template <bool EMIT>
JD void run_item(const JlConfig* cfg, const Scene& s, Out<EMIT>& o, uint32_t slot, EulerJob& job, uint32_t& path_ix_out) {
    uint32_t ix = slot / 3u, sub = slot - ix * 3u;
    Seg g = load_seg(s, ix);
    uint32_t path_ix = g.tag.monoid.v[4];
    path_ix_out = path_ix;
    uint32_t style_ix = g.tag.monoid.v[3];
    uint32_t trans_ix = g.tag.monoid.v[0];
    uint32_t style_flags = g.style_flags;
    job.path_ix = path_ix; job.trans_ix = trans_ix;
    Xf transform;
    {
        uint32_t base = cfg->layout.transform_base + trans_ix * 6u;
        transform.m0 = u2f(s.scene.rd(base)); transform.m1 = u2f(s.scene.rd(base + 1u)); transform.m2 = u2f(s.scene.rd(base + 2u));
        transform.m3 = u2f(s.scene.rd(base + 3u)); transform.t0 = u2f(s.scene.rd(base + 4u)); transform.t1 = u2f(s.scene.rd(base + 5u));
    }
    CubicPoints pts = read_path_segment(s, g.tag, g.is_stroke);
    if (g.is_stroke) {
        float linewidth = u2f(s.scene.rd(cfg->layout.style_base + style_ix + 1u));
        float offset = 0.5f * linewidth;
        bool is_stroke_cap_marker = (g.tag.tag_byte & JL_PATH_TAG_SUBPATH_END) != 0u;
        if (is_stroke_cap_marker) {
            V2 tangent = cubic_start_tangent(pts.p0, pts.p1, pts.p2, pts.p3);
            V2 offset_tangent = offset * normalize(tangent);
            V2 n = v2(offset_tangent.y * -1.0f, offset_tangent.x * 1.0f);
            draw_cap<EMIT>(o, path_ix, (style_flags & JL_STYLE_FLAGS_START_CAP_MASK) >> 2, pts.p0, pts.p0 - n, pts.p0 + n, -offset_tangent,
                           transform);
        } else {
            const float TT = TANGENT_THRESH * TANGENT_THRESH;
            V2 tan_prev = cubic_end_tangent(pts.p0, pts.p1, pts.p2, pts.p3);
            if (dot(tan_prev, tan_prev) < TT) tan_prev = v2(TANGENT_THRESH, 0.0f);
            V2 offset_tangent = offset * normalize(tan_prev);
            V2 n_prev = v2(offset_tangent.y * -1.0f, offset_tangent.x * 1.0f);
            if (sub < 2u) {
                V2 tan_start = cubic_start_tangent(pts.p0, pts.p1, pts.p2, pts.p3);
                if (dot(tan_start, tan_start) < TT) tan_start = v2(TANGENT_THRESH, 0.0f);
                V2 n_start = offset * normalize(v2(-tan_start.y, tan_start.x));
                job.valid = true; job.cubic = pts; job.local_to_device = transform;
                if (sub == 0u) { job.offset = offset; job.start_p = pts.p0 + n_start; job.end_p = pts.p3 + n_prev; }
                else { job.offset = -offset; job.start_p = pts.p0 - n_start; job.end_p = pts.p3 - n_prev; }
            } else {
                PathTagData ntag = compute_tag_monoid(s, ix + 1u);
                CubicPoints npts = read_path_segment(s, ntag, true);
                bool n_is_closed = (ntag.tag_byte & JL_PATH_TAG_SEG_TYPE) == JL_PATH_TAG_LINETO;
                bool n_is_marker = (ntag.tag_byte & JL_PATH_TAG_SUBPATH_END) != 0u;
                bool do_join = !n_is_marker || n_is_closed;
                if (do_join) {
                    V2 tan_next = cubic_start_tangent(npts.p0, npts.p1, npts.p2, npts.p3);
                    if (dot(tan_next, tan_next) < TT) tan_next = v2(TANGENT_THRESH, 0.0f);
                    V2 tnn = normalize(tan_next);
                    V2 n_next = v2((offset * tnn.y) * -1.0f, (offset * tnn.x) * 1.0f);
                    draw_join<EMIT>(o, path_ix, style_flags, pts.p3, tan_prev, tan_next, n_prev, n_next, transform);
                } else {
                    draw_cap<EMIT>(o, path_ix, (style_flags & JL_STYLE_FLAGS_END_CAP_MASK), pts.p3, pts.p3 + n_prev, pts.p3 - n_prev, offset_tangent,
                                   transform);
                }
            }
        }
    } else {
        job.valid = true; job.cubic = pts; job.local_to_device = transform;
        job.offset = 0.0f; job.start_p = pts.p0; job.end_p = pts.p3;
    }
}

#ifndef FLQ_STACK
#define FLQ_STACK 448u
#endif
#ifndef FLQ_LEAVES
#define FLQ_LEAVES 640u
#endif
#ifndef FLQ_MAX_LEVEL
#define FLQ_MAX_LEVEL 9u
#endif
struct FlBatch {
    uint32_t jhead[64];
    uint32_t stack[FLQ_STACK];
    uint32_t l_tpos[FLQ_LEAVES];
    uint16_t l_key[FLQ_LEAVES];
    uint16_t l_link[FLQ_LEAVES];
    uint32_t unsure[128];
    uint32_t n_stack, n_leaves, bail, n_unsure;
};
JD float lanef(float v, uint32_t src) { return u2f((uint32_t)__builtin_amdgcn_ds_bpermute((int)(src << 2), (int)f2u(v))); }
JD uint32_t laneu(uint32_t v, uint32_t src) { return (uint32_t)__builtin_amdgcn_ds_bpermute((int)(src << 2), (int)v); }

struct NodeResult {
    bool accept;
    CubicParams cp;
    V2 es_p0, es_p1;
    bool ends_at_one;
};
struct NodeEnds {
    V2 last_p, last_q;
    float last_t;
    V2 point, deriv;
    float t1;
};
JD NodeEnds node_ends(V2 p0, V2 p1, V2 p2, V2 p3, uint32_t level, uint32_t t0_u) {
    const float dt = u2f((127u - level) << 23);
    const float t0 = (float)t0_u * dt;
    NodeEnds r;
    if (t0_u == 0u) {
        r.last_p = p0;
        r.last_q = p1 - p0;
        if (dot(r.last_q, r.last_q) < DERIV_THRESH_SQUARED) r.last_q = eval_cubic_and_deriv(p0, p1, p2, p3, DERIV_EPS).deriv;
        r.last_t = 0.0f;
    } else {
        PointDeriv pq0 = eval_cubic_and_deriv(p0, p1, p2, p3, t0);
        r.last_t = t0;
        if (dot(pq0.deriv, pq0.deriv) < DERIV_THRESH_SQUARED) {
            PointDeriv n0 = eval_cubic_and_deriv(p0, p1, p2, p3, t0 - DERIV_EPS);
            pq0.deriv = n0.deriv;
            pq0.point = n0.point;
            r.last_t = t0 - DERIV_EPS;
        }
        r.last_p = pq0.point;
        r.last_q = pq0.deriv;
    }
    float t1 = t0 + dt;
    PointDeriv this_pq1 = eval_cubic_and_deriv(p0, p1, p2, p3, t1);
    if (dot(this_pq1.deriv, this_pq1.deriv) < DERIV_THRESH_SQUARED) {
        PointDeriv new_pq1 = eval_cubic_and_deriv(p0, p1, p2, p3, t1 - DERIV_EPS);
        this_pq1.deriv = new_pq1.deriv;
        if (t1 < 1.0f) {
            this_pq1.point = new_pq1.point;
            t1 = t1 - DERIV_EPS;
        }
    }
    r.point = this_pq1.point;
    r.deriv = this_pq1.deriv;
    r.t1 = t1;
    return r;
}
JD NodeResult node_test(V2 p0, V2 p1, V2 p2, V2 p3, float scale, uint32_t level, uint32_t t0_u) {
    const float tol = 0.25f;
    const float dt = u2f((127u - level) << 23);
    const NodeEnds ne = node_ends(p0, p1, p2, p3, level, t0_u);
    const float actual_dt = ne.t1 - ne.last_t;
    NodeResult r;
    r.cp = cubic_from_points_derivs(ne.last_p, ne.point, ne.last_q, ne.deriv, actual_dt);
    r.accept = r.cp.err * scale <= tol || dt <= SUBDIV_LIMIT;
    r.es_p0 = ne.last_p;
    r.es_p1 = ne.point;
    r.ends_at_one = ne.t1 == 1.0f;
    return r;
}
JD int node_test_fast(V2 p0, V2 p1, V2 p2, V2 p3, float scale, uint32_t level, uint32_t t0_u, float* v_est, float* delta) {
    const float tol = 0.25f;
    const NodeEnds ne = node_ends(p0, p1, p2, p3, level, t0_u);
    const float actual_dt = ne.t1 - ne.last_t;
    const V2 chord = ne.point - ne.last_p;
    const float chord_squared = dot(chord, chord);
    const V2 q0 = ne.last_q, q1 = ne.deriv;
    *v_est = 0.0f; *delta = 0.0f;
    if (chord_squared < DERIV_THRESH_SQUARED) {
        const float chord_err = sqrt_((float)(9.0 / 32.0) * (dot(q0, q0) + dot(q1, q1))) * actual_dt;
        return (chord_err * scale <= tol) ? ffast::FF_ACCEPT : ffast::FF_REJECT;
    }
    const float chord_len = FF_SQRT(chord_squared);
    const float sc = actual_dt * FF_RCP(chord_squared);
    const V2 h0 = v2(q0.x * chord.x + q0.y * chord.y, q0.y * chord.x - q0.x * chord.y);
    const V2 h1 = v2(q1.x * chord.x + q1.y * chord.y, q1.x * chord.y - q1.y * chord.x);
    const float len0 = FF_SQRT(h0.x * h0.x + h0.y * h0.y), len1 = FF_SQRT(h1.x * h1.x + h1.y * h1.y);
    return ffast::ff_decide(h0.x, h0.y, len0, h1.x, h1.y, len1, len0 * sc, len1 * sc, chord_len, scale, tol, v_est, delta);
}
JD CubicParams piece_angles(const NodeEnds& ne) {
    const V2 chord = ne.point - ne.last_p;
    const float chord_squared = dot(chord, chord);
    CubicParams r;
    r.err = 0.0f;
    if (chord_squared < DERIV_THRESH_SQUARED) {
        r.th0 = 0.0f; r.th1 = 0.0f; r.chord_len = DERIV_THRESH;
        return r;
    }
    const V2 q0 = ne.last_q, q1 = ne.deriv;
    const V2 h0 = v2(q0.x * chord.x + q0.y * chord.y, q0.y * chord.x - q0.x * chord.y);
    const V2 h1 = v2(q1.x * chord.x + q1.y * chord.y, q1.x * chord.y - q1.y * chord.x);
    r.th0 = atan2_(h0.y, h0.x);
    r.th1 = atan2_(h1.y, h1.x);
    r.chord_len = sqrt_(chord_squared);
    return r;
}

struct PieceParams {
    EulerParams ep;
    float n, noff, int0, integral;
    uint32_t n_u, robust;
};
JD PieceParams piece_params(const CubicParams& cp, float scale, float offset) {
    const float tol = 0.25f;
    PieceParams r;
    r.ep = es_params_from_angles(cp.th0, cp.th1);
    const EulerParams& ep = r.ep;
    float k0 = ep.k0 - 0.5f * ep.k1;
    float k1 = ep.k1;
    float normalized_offset = offset / cp.chord_len;
    float dist_scaled = normalized_offset * ep.ch;
    float scale_multiplier = sqrt_(0.125f * scale * cp.chord_len / (ep.ch * tol));
    float a = 0.0f, b = 0.0f, integral = 0.0f, int0 = 0.0f, n_frac;
    uint32_t robust = 0u;
    if (abs_(k1) < K1_THRESH) {
        float k = ep.k0;
        n_frac = sqrt_(abs_(k * (k * dist_scaled + 1.0f)));
        robust = 1u;
    } else if (abs_(dist_scaled) < DIST_THRESH) {
        a = k1;
        b = k0;
        int0 = pow_1_5_signed(b);
        float int1 = pow_1_5_signed(a + b);
        integral = int1 - int0;
        n_frac = (float)(2.0 / 3.0) * integral / a;
        robust = 2u;
    } else {
        a = -2.0f * dist_scaled * k1;
        b = -1.0f - 2.0f * dist_scaled * k0;
        int0 = espc_int_approx(b);
        float int1 = espc_int_approx(a + b);
        integral = int1 - int0;
        float k_peak = k0 - k1 * b / a;
        float integrand_peak = sqrt_(abs_(k_peak * (k_peak * dist_scaled + 1.0f)));
        n_frac = integral * integrand_peak / a;
    }
    r.n = clamp_(ceil_(n_frac * scale_multiplier), 1.0f, 100.0f);
    r.n_u = to_u32(r.n);
    r.noff = normalized_offset;
    r.int0 = int0;
    r.integral = integral;
    r.robust = robust;
    return r;
}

→ ACTIVITY
Check the data above line by line for the word "NodeResult". State only how many lines contain it.

→ OUTPUT FOR THIS EXERCISE
3